Figure 1.

Frequency and phenotype of natural killer (NK) cells infiltrating normal liver tissue (NLINK), HCC-surrounding liver (LINK), and HCC (TINK). (A). Frequency of total NK cells and CD56^DIM and CD56^BRIGHT subpopulations in NLINK (n. 7), LINK (n. 12), and TINK (n. 12). (B). Median fluorescence intensity (MFI) of CD56 expression in NK cell subsets (total NK, CD56^DIM, and CD56^BRIGHT) from NLINK, LINK, and TINK. (C). Percentage of cells expressing CD16 in NK cell subsets. D, E. MFI of NKG2D (D) and NKG2A (E) expression in NK cell subsets (Total NK, CD56^DIM and CD56^BRIGHT) from NLINK, LINK, and TINK. F, G. Expression of NKp30 (F) and NKp44 (G) in NK cell subsets from NLINK, LINK, and TINK. Horizontal lines represent median values. Statistics by Wilcoxon matched pairs test (LINK vs. TINK) and Mann–Whitney test (NLINK vs. LINK and NLINK vs. TINK). (H). The dimensionality reduction algorithm t-distributed stochastic neighbor embedding (tSNE) was applied to flow cytometry data on NK cells (single-cell expression values from total live lymphocytes for CD3, CD56, NKG2A, NKG2D, NKp30, and NKp44) to generate a two-dimensional map of NK cells from paired TINK and LINK from all the experimental samples. tSNE analysis shows the segregation of NK subsets in study groups.
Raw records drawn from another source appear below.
@@ -666,7 +709,7 @@
   unsigned dg[RANGE ? IPT : 1];
   if constexpr (RANGE) {
 #pragma unroll
-    for (int i = 0; i < IPT; ++i) dg[i] = (wbase + i * 32 >= a.portion_n) ? (unsigned)(RADIX - 1) : digit_of(key[i]);
+    for (int i = 0; i < IPT; ++i) dg[i] = (wbase + i * 32 >= nlim) ? (unsigned)(RADIX - 1) : digit_of(key[i]);
   }
   auto digit_at = [&](int i) -> unsigned {
     if constexpr (RANGE) return dg[i];
@@ -675,6 +718,12 @@
   uint32_t* my_hist = s_whist + warp * RADIX;
   const int distinct = warp_digit_counts<IPT>(digit_at, IPT, lane, my_hist);
   ranker_barrier(THREADS);
+  if constexpr (EST) {
+    if (tid == 0 && pl.key_src == 0) {
+      const unsigned long long v = ((unsigned long long)s_misc[11] << 32) | s_misc[10];
+      if (v) atomicOr(&a.ctl->vary, v);
+    }
+  }
 
   uint32_t tstart = 0, count = 0;
   if (tid < RADIX) {
@@ -719,7 +768,7 @@
 #pragma unroll
         for (int i = 0; i < IPT; ++i) {
           const uint32_t e = wbase + i * 32;
-          idx[i] = e < a.portion_n ? ld_stream(vsrc + e) : VT(0);
+          idx[i] = e < nlim ? ld_stream(vsrc + e) : VT(0);
         }
       } else {
 #pragma unroll
@@ -734,7 +783,7 @@
 #pragma unroll
         for (int i = 0; i < IPT; ++i) {
           uint32_t e = wbase + i * 32;
-          idx[i] = e < a.portion_n ? ld_stream(isrc + e) : VT(0);
+          idx[i] = e < nlim ? ld_stream(isrc + e) : VT(0);
         }
       }
     }
@@ -753,7 +802,7 @@
     if constexpr (RANGE) d = s_dig[q];
     else d = (unsigned)(k >> shift) & 255u;
     dst[j] = s_off[d] + q;
-    if constexpr (MIX) {
+    if constexpr (MIX || EST) {
       if (a.est_cap != 0u && dst[j] >= (d + 1u) * a.est_cap) {
         if (q < tile_n) a.ctl->overflow = 1u;
         dst[j] = 0xFFFFFFFFu;
@@ -762,7 +811,7 @@
     if constexpr (RANGE) {
       dstd[j] = (uint8_t)d;
       if (q < tile_n) static_cast<UK*>(s_kdst[d])[dst[j]] = untwiddle_rt<UK>(k, a.kind, desc);
-    } else if (write_keys && q < tile_n && (!MIX || dst[j] != 0xFFFFFFFFu)) {
+    } else if (write_keys && q < tile_n && (!(MIX || EST) || dst[j] != 0xFFFFFFFFu)) {
       if (!a.pairs && pl.last && !pl.hybrid) k = untwiddle_rt<UK>(k, a.kind, desc);
       kdst[dst[j]] = k;
     }
@@ -779,7 +828,7 @@
       if constexpr (RANGE) {
         if (q < tile_n) static_cast<VT*>(s_vdst[dstd[j]])[dst[j]] = s_vals[q];
       } else {
-        if (q < tile_n && (!MIX || dst[j] != 0xFFFFFFFFu)) idst[dst[j]] = s_vals[q];
+        if (q < tile_n && (!(MIX || EST) || dst[j] != 0xFFFFFFFFu)) idst[dst[j]] = s_vals[q];
       }
     }
   }
@@ -963,7 +1012,36 @@
   return {bulk ? off : 0, bulk};
 }
 
-template <typename VT>
+__global__ void __launch_bounds__(RADIX) range_est_bounds_kernel(pass_args a, uint32_t cap, uint32_t* __restrict__ est)
+{
+  __shared__ uint32_t s_lb[RADIX + 1];
+  __shared__ uint32_t s_wsum[RADIX / 32];
+  constexpr int R = RADIX * RADIX;
+  const int d7 = blockIdx.x, d6 = threadIdx.x;
+  const uint64_t* __restrict__ keys = static_cast<const uint64_t*>(a.ctl->fix_key_buf == 1 ? a.key_bufs[1] : a.key_bufs[2]);
+  auto count = [&](int e) { return min(a.ctl->base[1][7][e] - (uint32_t)e * cap, cap); };
+  const uint32_t before = warp_sum(d6 < d7 ? count(d6) : 0u);
+  if ((d6 & 31) == 0) s_wsum[d6 >> 5] = before;
+  const uint32_t w0 = (uint32_t)d7 * cap, wn = count(d7);
+  uint32_t lo = 0, hi = wn;
+  while (lo < hi) {
+    const uint32_t mid = (lo + hi) >> 1;
+    if ((int)((keys[w0 + mid] >> 48) & 255u) < d6) lo = mid + 1;
+    else hi = mid;
+  }
+  s_lb[d6] = lo;
+  if (d6 == 0) s_lb[RADIX] = wn;
+  __syncthreads();
+  uint32_t dense = 0;
+  for (int w = 0; w < RADIX / 32; ++w) dense += s_wsum[w];
+  const uint32_t end = s_lb[d6 + 1];
+  const int i = d7 * RADIX + d6;
+  est[i]         = w0 + lo;
+  est[R + i]     = end > lo ? end - lo : 0u;
+  est[2 * R + i] = dense + lo;
+}
+
+template <typename VT, bool EST = false>
 __global__ void __launch_bounds__(RANGE_THREADS, 1) range_sort_kernel(pass_args a, const uint32_t* __restrict__ bounds)
 {
   using UK = uint64_t;
@@ -976,7 +1054,14 @@
 
   const int tid = threadIdx.x, lane = tid & 31, warp = tid >> 5;
   const int64_t s = bounds[blockIdx.x];
-  const int m = (int)(bounds[blockIdx.x + 1] - s);
+  int m;
+  int64_t o = s;
+  if constexpr (EST) {
+    m = (int)bounds[gridDim.x + blockIdx.x];
+    o = bounds[2 * gridDim.x + blockIdx.x];
+  } else {
+    m = (int)(bounds[blockIdx.x + 1] - s);
+  }
   if (m == 0) return;
   if (m > RANGE_CAP) {
     if (tid == 0) atomicOr(&a.ctl->overflow, 1u);
@@ -984,8 +1069,8 @@
   }
   const UK* __restrict__ keys = static_cast<const UK*>(a.ctl->fix_key_buf == 1 ? a.key_bufs[1] : a.key_bufs[2]) + s;
   const VT* __restrict__ vin  = reinterpret_cast<const VT*>(a.ctl->fix_idx_buf == 1 ? a.idx_bufs[1] : a.idx_bufs[2]) + s;
-  VT* __restrict__ vout = reinterpret_cast<VT*>(a.idx_bufs[0]) + s;
-  UK* __restrict__ kout = static_cast<UK*>(const_cast<void*>(a.key_bufs[1])) + s;
+  VT* __restrict__ vout = reinterpret_cast<VT*>(a.idx_bufs[0]) + o;
+  UK* __restrict__ kout = static_cast<UK*>(const_cast<void*>(a.key_bufs[1])) + o;
 
   const uint64_t below = a.ctl->vary & ((1ull << a.ctl->range_shift) - 1);
   const uint32_t vhi = (uint32_t)(below >> 32), vlo = (uint32_t)below;
@@ -1214,7 +1299,7 @@
   return std::max<int64_t>(tile, lim / tile * tile);
 }
 
-template <typename UK, typename Shape, typename VT, bool CARRY, bool MIX, bool RANGE = false>
+template <typename UK, typename Shape, typename VT, bool CARRY, bool MIX, bool RANGE = false, bool EST = false>
 struct onesweep_passes {
   static constexpr int TILE = Shape::tile;
   static constexpr size_t SMEM = (sizeof(UK) > sizeof(VT) ? sizeof(UK) : sizeof(VT)) * (size_t)TILE +
@@ -1225,15 +1310,16 @@
   const size_t hist_bytes, cnt_bytes, head_bytes, status_per;
   dbuf work;
 
-  onesweep_passes(int64_t rows, int passes, size_t hist, size_t tail_bytes, cudaStream_t stream)
+  onesweep_passes(int64_t rows, int passes, size_t hist, size_t tail_bytes, cudaStream_t stream, int extra_tiles = 0)
     : n(rows), plim(portion_rows(TILE)), nportions((n + plim - 1) / plim), hist_bytes(hist),
       cnt_bytes((sizeof(uint32_t) * passes * nportions + 255) / 256 * 256), head_bytes(CTL_BYTES + hist_bytes + cnt_bytes + tail_bytes),
-      status_per(sizeof(uint32_t) * RADIX * (size_t)((std::min(n, plim) + TILE - 1) / TILE)),
+      status_per(sizeof(uint32_t) * RADIX * (size_t)((std::min(n, plim) + TILE - 1) / TILE + extra_tiles)),
       work(head_bytes + status_per * passes * nportions, stream)
   {
     static std::atomic<uint64_t> attr_done{0};
     once_per_device(attr_done, [] {
-      B2_CUDA_TRY(cudaFuncSetAttribute(onesweep_kernel<UK, Shape, VT, CARRY, MIX, RANGE>, cudaFuncAttributeMaxDynamicSharedMemorySize, (int)SMEM));
+      B2_CUDA_TRY(cudaFuncSetAttribute(onesweep_kernel<UK, Shape, VT, CARRY, MIX, RANGE, EST>, cudaFuncAttributeMaxDynamicSharedMemorySize,
+                                       (int)SMEM));
     });
   }
   sort_ctl* ctl() const { return work.as<sort_ctl>(); }
@@ -1241,12 +1327,12 @@
   void* tail() const { return work.as<char>() + CTL_BYTES + hist_bytes + cnt_bytes; }
   void zero_head(cudaStream_t stream) const { B2_CUDA_TRY(cudaMemsetAsync(work.ptr, 0, head_bytes, stream)); }
 
-  void run(pass_args& a, int slot, const char* scope, cudaStream_t stream) const
+  void run(pass_args& a, int slot, const char* scope, cudaStream_t stream, int extra_tiles = 0) const
   {
     for (int64_t q = 0; q < nportions; ++q) {
       const int64_t start = q * plim;
       const int64_t pn = std::min(plim, n - start);
-      const int64_t ntiles = (pn + TILE - 1) / TILE;
+      const int64_t ntiles = (pn + TILE - 1) / TILE + extra_tiles;
       a.portion_start = start;
       a.portion_n = (uint32_t)pn;
       a.portion_parity = (int)(q & 1);
@@ -1255,7 +1341,7 @@
       a.tile_counter = reinterpret_cast<uint32_t*>(work.as<char>() + CTL_BYTES + hist_bytes) + slot * nportions + q;
       B2_CUDA_TRY(cudaMemsetAsync(a.status, 0, sizeof(uint32_t) * RADIX * (size_t)ntiles, stream));
       prof_scope ps(scope, stream);
-      B2_LAUNCH((onesweep_kernel<UK, Shape, VT, CARRY, MIX, RANGE>), (unsigned)ntiles, Shape::threads + 32 * LBW, SMEM, stream, a);
+      B2_LAUNCH((onesweep_kernel<UK, Shape, VT, CARRY, MIX, RANGE, EST>), (unsigned)ntiles, Shape::threads + 32 * LBW, SMEM, stream, a);
     }
   }
 };
@@ -1281,14 +1367,132 @@
   return v;
 }
 
+__global__ void range_est_plan_kernel(sort_ctl* ctl, uint32_t cap)
+{
+  const int d = threadIdx.x;
+  ctl->base[0][6][d] = (uint32_t)d * cap;
+  ctl->base[0][7][d] = (uint32_t)d * cap;
+  if (d < 8) {
+    pass_plan pl{};
+    pl.trivial = d < 6;
+    if (d >= 6) {
+      pl.key_src = d == 6 ? 0 : 1;
+      pl.key_dst = d == 6 ? 1 : 2;
+      pl.idx_src = d == 6 ? -1 : 2;
+      pl.idx_dst = d == 6 ? 2 : 1;
+      pl.last    = d == 7;
+      pl.hybrid  = 1;
+    }
+    ctl->plan[d] = pl;
+  }
+  if (d == 0) {
+    ctl->any_pass    = 2;
+    ctl->hybrid      = 1;
+    ctl->range       = 1;
+    ctl->range_shift = 48;
+    ctl->range_bits  = 16;
+    ctl->fix_shift   = 48;
+    ctl->fix_key_buf = 2;
+    ctl->fix_idx_buf = 1;
+    ctl->overflow    = 0;
+  }
+}
+
+__global__ void range_est_tiles_kernel(const sort_ctl* ctl, uint32_t cap, int tile, uint2* __restrict__ tiles)
+{
+  __shared__ uint32_t s_wsum[RADIX / 32];
+  const int d = threadIdx.x;
+  const uint32_t cnt = min(ctl->base[1][6][d] - (uint32_t)d * cap, cap);
+  const uint32_t nt = (cnt + (uint32_t)tile - 1) / (uint32_t)tile;
+  const uint32_t inc = warp_inclusive_sum(nt);
+  if ((d & 31) == 31) s_wsum[d >> 5] = inc;
+  __syncthreads();
+  uint32_t first = inc - nt, total = 0;
+  for (int w = 0; w < RADIX / 32; ++w) {
+    first += w < (d >> 5) ? s_wsum[w] : 0u;
+    total += s_wsum[w];
+  }
+  for (uint32_t k = 0; k < nt; ++k) {
+    const uint32_t off = k * (uint32_t)tile;
+    const uint32_t t = first + k;
+    tiles[t] = make_uint2((uint32_t)d * cap + off, min((uint32_t)tile, cnt - off) | (t + 1 == total ? 0x80000000u : 0u));
+  }
+}
+
+template <typename UK, typename Shape, typename VT, bool CARRY>
+bool run_est_range(const UK* raw_keys, UK* keys_out, UK* k1, UK* k2, int32_t* idx_out, int32_t* v1, int32_t* v2, int64_t n, uint32_t cap,
+                   int kind, UK desc_mask, bool pairs, const void* val_in, cudaStream_t stream)
+{
+  static_assert(sizeof(UK) == 8, "the estimated-base range tier sorts 64-bit keys");
+  constexpr int TILE = Shape::tile;
+  const int64_t ntiles = (n + TILE - 1) / TILE + RADIX;
+  const size_t table_bytes = (sizeof(uint2) * ntiles + 255) / 256 * 256;
+  const onesweep_passes<UK, Shape, VT, CARRY, false, false, true> passes(n, 2, 0, table_bytes, stream, RADIX);
+  {
+    static std::atomic<uint64_t> attr_done{0};
+    once_per_device(attr_done, [] {
+      B2_CUDA_TRY(cudaFuncSetAttribute(range_sort_kernel<VT, true>, cudaFuncAttributeMaxDynamicSharedMemorySize, (int)range_sort_smem()));
+    });
+  }
+  sort_ctl* const ctl = passes.ctl();
+  uint2* const tiles = static_cast<uint2*>(passes.tail());
+  passes.zero_head(stream);
+  B2_LAUNCH(range_est_plan_kernel, 1, RADIX, 0, stream, ctl, cap);
+  pass_args a{};
+  a.key_bufs[0] = raw_keys;
+  a.key_bufs[1] = k1;
+  a.key_bufs[2] = k2;
+  a.idx_bufs[0] = idx_out;
+  a.idx_bufs[1] = v2;
+  a.idx_bufs[2] = v1;
+  a.ctl = ctl;
+  a.kind = kind;
+  a.pairs = pairs ? 1 : 0;
+  a.val_in = val_in;
+  a.desc_mask = (uint64_t)desc_mask;
+  a.est_cap = cap;
+  a.pass = 6;
+  passes.run(a, 0, "onesweep", stream);
+  B2_LAUNCH(range_est_tiles_kernel, 1, RADIX, 0, stream, (const sort_ctl*)ctl, cap, TILE, tiles);
+  a.pass = 7;
+  a.est_tiles = tiles;
+  passes.run(a, 1, "onesweep", stream, RADIX);
+  a.key_bufs[1] = keys_out;
+  dbuf bounds(sizeof(uint32_t) * 3 * RADIX * RADIX, stream);
+  {
+    prof_scope ps("range_bounds", stream);
+    B2_LAUNCH(range_est_bounds_kernel, RADIX, RADIX, 0, stream, a, cap, bounds.as<uint32_t>());
+  }
+  {
+    prof_scope ps("segment_fix", stream);
+    B2_LAUNCH((range_sort_kernel<VT, true>), RADIX * RADIX, RANGE_THREADS, range_sort_smem(), stream, a, bounds.as<const uint32_t>());
+  }
+  uint32_t overflow = 0;
+  B2_CUDA_TRY(cudaMemcpyAsync(&overflow, &ctl->overflow, sizeof(overflow), cudaMemcpyDeviceToHost, stream));
+  B2_CUDA_TRY(cudaStreamSynchronize(stream));
+  return overflow == 0;
+}
+
 template <typename UK, typename Shape, typename VT = uint32_t, bool CARRY = false, bool MIX = false>
 void run_radix_cfg(const UK* raw_keys, UK* bufA, UK* bufB, int32_t* idx_out, int32_t* idx_tmp, int32_t* idx_tmp2, int pre_idx_buf, int64_t n,
                    int kind, bool descending, bool pairs, cudaStream_t stream, int first_pass = 0, int last_pass = 7,
-                   bool keep_keys = false, const void* val_in = nullptr, uint32_t* top_digit_base_out = nullptr)
+                   bool keep_keys = false, const void* val_in = nullptr, uint32_t* top_digit_base_out = nullptr, uint32_t est_cap = 0,
+                   void* est_buf = nullptr)
 {
   constexpr int NP = sizeof(UK);
   const bool raw = raw_keys != nullptr;
   const UK desc_mask = descending ? ~UK(0) : UK(0);
+
+  if constexpr (sizeof(UK) == 8 && !MIX) {
+    if (est_cap != 0 && raw && first_pass == 0 && last_pass >= NP - 1 && !keep_keys) {
+      const bool done =
+        pairs ? run_est_range<UK, Shape, VT, CARRY>(raw_keys, bufA, bufA, bufB, idx_out, static_cast<int32_t*>(est_buf), idx_tmp, n, est_cap,
+                                                    kind, desc_mask, true, val_in, stream)
+              : run_est_range<UK, Shape, VT, CARRY>(raw_keys, bufA, static_cast<UK*>(est_buf), bufB, nullptr, nullptr, nullptr, n, est_cap,
+                                                    kind, desc_mask, false, val_in, stream);
+      if (done) return;
+    }
+  }
 
   const onesweep_passes<UK, Shape, VT, CARRY, MIX> passes(n, NP, sizeof(uint32_t) * NP * RADIX, 0, stream);
   sort_ctl* const ctl = passes.ctl();
@@ -1426,13 +1630,15 @@
 
 template <typename UK>
 void run_radix(const UK* raw_keys, UK* bufA, UK* bufB, int32_t* idx_out, int32_t* idx_tmp, int pre_idx_buf, int64_t n,
-               int kind, bool descending, bool pairs, cudaStream_t stream, int32_t* idx_tmp2 = nullptr)
-{
-  run_radix_cfg<UK, key_tile<UK>>(raw_keys, bufA, bufB, idx_out, idx_tmp, idx_tmp2, pre_idx_buf, n, kind, descending, pairs, stream);
+               int kind, bool descending, bool pairs, cudaStream_t stream, int32_t* idx_tmp2 = nullptr, uint32_t est_cap = 0,
+               void* est_buf = nullptr)
+{
+  run_radix_cfg<UK, key_tile<UK>>(raw_keys, bufA, bufB, idx_out, idx_tmp, idx_tmp2, pre_idx_buf, n, kind, descending, pairs, stream, 0, 7,
+                                  false, nullptr, nullptr, est_cap, est_buf);
 }
 
 template void run_radix_cfg<uint64_t, tile_384x16>(const uint64_t*, uint64_t*, uint64_t*, int32_t*, int32_t*, int32_t*, int, int64_t, int, bool,
-                                                   bool, cudaStream_t, int, int, bool, const void*, uint32_t*);
+                                                   bool, cudaStream_t, int, int, bool, const void*, uint32_t*, uint32_t, void*);
 
 }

The black line shows the CD56^BRIGHT subset showing different expression patterns in LINK and TINK. (I). tSNE colored by expression intensity of NK cell receptors NKG2A, NKG2D, NKp30, and NKp44 in LINK and TINK samples. Upregulation is represented in red and downregulation in blue, with intermediate color shades representing intermediate levels.